A generalization of Brower's fixed point theorem says that any continuous map from compact, convex set in the plane $K$ to itself, $f:K \to K$, must have a fixed point.
It is easy to see that any set homeomorphic to the closed unit disk must have a Brower fixed point theorem. However, the above generalization includes a wider array of allowed sets than just those homeomorphic to the closed unit disk. For instance, it includes the set $\{0\} \times [0,1]$.
In some sense, that is not surprising as that just reduces to a lower dimensional case. But this makes me wonder, what additional sets are being added? Is it just lower dimensional cases? In other words, what are the conditions for a compact, convex set to be homeomorphic to the closed unit ball? Purely that it is 2 dimensional?
Best Answer
Yes, indeed, every nonempty compact convex subset of $R^n$ is homeomorphic to the closed unit ball of suitable dimension.

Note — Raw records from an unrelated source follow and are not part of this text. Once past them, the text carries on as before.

## Fuse weight permute into split-t kernel and batch per-direction plane splits

Drops the separate permute_w kernel in the high-precision backward path: a new weight-planes function reads the original per-direction input weights directly, computing the gate permutation inside the transposed split kernel. The colmax kernel is vectorised with a shared-memory reduction and can process both directions in one launch. Per-direction y splits are batched into a single launch using the grid z dimension, and hipFuncSetAttribute calls are cached in function-local statics. These changes aim to cut launch count and a full intermediate weight write/read, at the cost of more index math per element and extra code paths.

```diff
diff --git a/include/rnnt_hip.h b/include/rnnt_hip.h
--- a/include/rnnt_hip.h
+++ b/include/rnnt_hip.h
@@ -70,6 +70,10 @@
                       void* planes, uint32_t* amax, int32_t amax_given, void* stream);
 int rnnt_hip_hp_split_both(const float* x, int64_t M, int64_t C, int64_t ld, const uint32_t* rowmax, const uint32_t* colmax,
                            void* planes_rm, void* planes_t, void* stream);
+int rnnt_hip_hp_split_t_batch(const float* const* x, const int64_t* shift, const uint32_t* const* amax, void* const* planes, int32_t n,
+                              int64_t rows, int64_t K, int64_t ld, int64_t src_rows, const int32_t* kidx, void* stream);
+int rnnt_hip_hp_weight_planes_t(const float* w0, const float* w1, int32_t D, int32_t H, int64_t I, int32_t ngate, void* planes,
+                                uint32_t* amax, void* stream);
 size_t rnnt_hip_gemm_hp_workspace_bytes(int64_t M, int64_t N, int64_t K);
 int rnnt_hip_gemm_hp(const void* A, const uint32_t* a_amax, const void* B, const uint32_t* b_amax, int64_t M, int64_t N, int64_t K,
                      float* C, int64_t ldc, const float* bias, uint32_t flags, void* workspace, size_t workspace_bytes,
diff --git a/rnntransducer_amd/_lib.py b/rnntransducer_amd/_lib.py
--- a/rnntransducer_amd/_lib.py
+++ b/rnntransducer_amd/_lib.py
@@ -131,6 +131,9 @@
     "rnnt_hip_gemm_f32": (C.c_int, [C.POINTER(GemmDesc), C.c_void_p]),
     "rnnt_hip_hp_bytes": (C.c_size_t, [c_i64, c_i64]),
     "rnnt_hip_hp_split": (C.c_int, [C.c_void_p, c_i64, c_i64, c_i64, c_i32, c_i64, c_i64, C.c_void_p, C.c_void_p, c_i32, C.c_void_p]),
+    "rnnt_hip_hp_split_t_batch": (C.c_int, [C.c_void_p, C.c_void_p, C.c_void_p, C.c_void_p, c_i32, c_i64, c_i64, c_i64, c_i64, C.c_void_p,
+                                           C.c_void_p]),
+    "rnnt_hip_hp_weight_planes_t": (C.c_int, [C.c_void_p, C.c_void_p, c_i32, c_i32, c_i64, c_i32, C.c_void_p, C.c_void_p, C.c_void_p]),
     "rnnt_hip_gemm_hp_workspace_bytes": (C.c_size_t, [c_i64, c_i64, c_i64]),
     "rnnt_hip_gemm_hp": (C.c_int, [C.c_void_p, C.c_void_p, C.c_void_p, C.c_void_p, c_i64, c_i64, c_i64, C.c_void_p, c_i64, C.c_void_p,
                                   C.c_uint32, C.c_void_p, C.c_size_t, C.c_void_p]),
diff --git a/rnntransducer_amd/csrc/common.hpp b/rnntransducer_amd/csrc/common.hpp
--- a/rnntransducer_amd/csrc/common.hpp
+++ b/rnntransducer_amd/csrc/common.hpp
@@ -50,6 +50,10 @@
 int hp_split(const float* x, int64_t rows, int64_t K, int64_t ld, uint32_t* amax, void* planes, hipStream_t s, const int* rowidx = nullptr);
 int hp_split_t(const float* x, int64_t R, int64_t K, int64_t ld, int64_t Ksrc, int64_t shift, const uint32_t* amax, void* planes,
                hipStream_t s, const int* kidx = nullptr);
+struct HpSplitTItem { const float* x; const uint32_t* amax; void* planes; int64_t shift; };
+int hp_split_t_batch(const HpSplitTItem* items, int n, int64_t R, int64_t K, int64_t ld, int64_t Ksrc, hipStream_t s, const int* kidx = nullptr);
+int hp_weight_planes_t(const float* w0, const float* w1, int D, int64_t H, int64_t I, int ngate, uint32_t* amax, void* planes, bool amax_zeroed,
+                       hipStream_t s);
 int hp_split_both(const float* x, int64_t M, int64_t C, int64_t ld, const uint32_t* rowmax, const uint32_t* colmax, void* planes_rm,
                   void* planes_t, hipStream_t s, const int* rowidx = nullptr);
 size_t hp_gemm_workspace_bytes(int64_t M, int64_t N, int64_t K);
diff --git a/rnntransducer_amd/csrc/gemm_hp.hip b/rnntransducer_amd/csrc/gemm_hp.hip
--- a/rnntransducer_amd/csrc/gemm_hp.hip
+++ b/rnntransducer_amd/csrc/gemm_hp.hip
@@ -25,14 +25,33 @@
   return __uint_as_float((unsigned)(eb - 14) << 23);
 }
 
-__global__ void __launch_bounds__(256) hp_colmax_kernel(const float* __restrict__ x, long rows, int C, long ld, long rows_per_chunk,
-                                                        unsigned* __restrict__ out) {
-  const int c = blockIdx.x * 256 + threadIdx.x;
-  if (c >= C) return;
+__global__ void __launch_bounds__(256) hp_colmax_kernel(const float* __restrict__ x0, const float* __restrict__ x1, long rows, int C, long ld,
+                                                        long rows_per_chunk, unsigned* __restrict__ out) {
+  __shared__ unsigned red[4][256];
+  const float* __restrict__ x = blockIdx.z ? x1 : x0;
+  const int tid = threadIdx.x, rl = tid >> 6, cl = 4 * (tid & 63);
+  const int c = blockIdx.x * 256 + cl;
   const long r0 = (long)blockIdx.y * rows_per_chunk, r1 = min(rows, r0 + rows_per_chunk);
-  unsigned m = 0;
-  for (long r = r0; r < r1; ++r) m = max(m, __float_as_uint(x[r * ld + c]) & 0x7fffffffu);
-  if (m != 0) atomicMax(out + c, m);
+  const bool vec = (ld & 3) == 0 && (reinterpret_cast<uintptr_t>(x) & 15) == 0 && c + 3 < C;
+  unsigned m[4] = {0u, 0u, 0u, 0u};
+  if (vec) {
+#pragma unroll 4
+    for (long r = r0 + rl; r < r1; r += 4) {
+      const u32x4 v = *reinterpret_cast<const u32x4*>(x + r * ld + c);
+#pragma unroll
+      for (int e = 0; e < 4; ++e) m[e] = max(m[e], v[e] & 0x7fffffffu);
+    }
+  } else {
+    for (long r = r0 + rl; r < r1; r += 4)
+#pragma unroll
+      for (int e = 0; e < 4; ++e)
+        if (c + e < C) m[e] = max(m[e], __float_as_uint(x[r * ld + c + e]) & 0x7fffffffu);
+  }
+#pragma unroll
+  for (int e = 0; e < 4; ++e) red[rl][cl + e] = m[e];
+  __syncthreads();
+  const unsigned mm = max(max(red[0][tid], red[1][tid]), max(red[2][tid], red[3][tid]));
+  if (mm != 0 && blockIdx.x * 256 + tid < C) atomicMax(out + blockIdx.x * 256 + tid, mm);
 }
 
 __device__ __forceinline__ void hp_split8(const float (&x)[8], float scale, u32x4& hi, u32x4& lo) {
@@ -92,22 +111,46 @@
   }
 }
 
-__global__ void __launch_bounds__(256) hp_split_t_kernel(const float* __restrict__ x, int R, int K, long ld, int Ksrc, int shift,
-                                                         const unsigned* __restrict__ amax, char* __restrict__ out,
-                                                         const int* __restrict__ kidx) {
+constexpr int HP_SPLIT_T_MAX = 2;
+struct HpSplitT {
+  const float* x[HP_SPLIT_T_MAX];
+  const unsigned* amax[HP_SPLIT_T_MAX];
+  char* out[HP_SPLIT_T_MAX];
+  int shift[HP_SPLIT_T_MAX];
+  int R, K, Ksrc;
+  long ld;
+  const int* kidx;
+  int perm_H, perm_ngate;
+};
+
+__global__ void __launch_bounds__(256) hp_split_t_kernel(const HpSplitT a) {
   __shared__ float tile[32][257];
   const int kb = blockIdx.x, r0 = blockIdx.y * 256;
   const int tid = threadIdx.x;
-  const bool vec = (ld & 3) == 0 && (reinterpret_cast<uintptr_t>(x) & 15) == 0;
+  const bool second = blockIdx.z != 0;
+  const int R = a.R, K = a.K;
+  const int shift = second ? a.shift[1] : a.shift[0];
+  const unsigned* __restrict__ amax = second ? a.amax[1] : a.amax[0];
+  char* __restrict__ out = second ? a.out[1] : a.out[0];
+  const bool vec = (a.ld & 3) == 0 && ((reinterpret_cast<uintptr_t>(a.x[0]) | reinterpret_cast<uintptr_t>(a.x[1])) & 15) == 0;
 #pragma unroll
   for (int q = 0; q < 8; ++q) {
     const int kk = 4 * q + (tid >> 6);
     const int kdst = kb * 32 + kk;
-    const int ksrc = (kidx ? (kdst < K ? kidx[kdst] : 0) : kdst) + shift;
+    const float* row = nullptr;
+    if (kdst < K) {
+      if (a.perm_H > 0) {
+        const int d = kdst / (4 * a.perm_H), r = kdst - d * 4 * a.perm_H, g = r & 3;
+        if (g < a.perm_ngate) row = (d ? a.x[1] : a.x[0]) + (long)(g * a.perm_H + (r >> 2)) * a.ld;
+      } else {
+        const int ksrc = (a.kidx ? a.kidx[kdst] : kdst) + shift;
+        if (ksrc >= 0 && ksrc < a.Ksrc) row = (second ? a.x[1] : a.x[0]) + (long)ksrc * a.ld;
+      }
+    }
     const int c = 4 * (tid & 63);
     f32x4 v = {0.f, 0.f, 0.f, 0.f};
-    if (kdst < K && ksrc >= 0 && ksrc < Ksrc) {
-      const float* src = x + (long)ksrc * ld + r0 + c;
+    if (row) {
+      const float* src = row + r0 + c;
       if (vec && r0 + c + 3 < R) {
         v = *reinterpret_cast<const f32x4*>(src);
       } else {
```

See my answer here. In the answer I was using the assumption that the set in question is symmetric and has nonempty interior; in your case it need not be symmetric so you use an asymmetric norm $p(x)$ instead. The point is that every convex subset $C$ with nonempty interior in the $n$-dimensional affine space $A^n$ is absorbing with respect to the origin that belongs to the interior of $C$ and, hence, defines a norm on the corresponding vector space. If you have a nonempty convex subset $C\subset R^n$ with empty interior, then $C$ will have nonempty interior in its affine hull, i.e. the smallest affine subspace of $R^n$ containing $C$, see for instance, Rahul's answer here.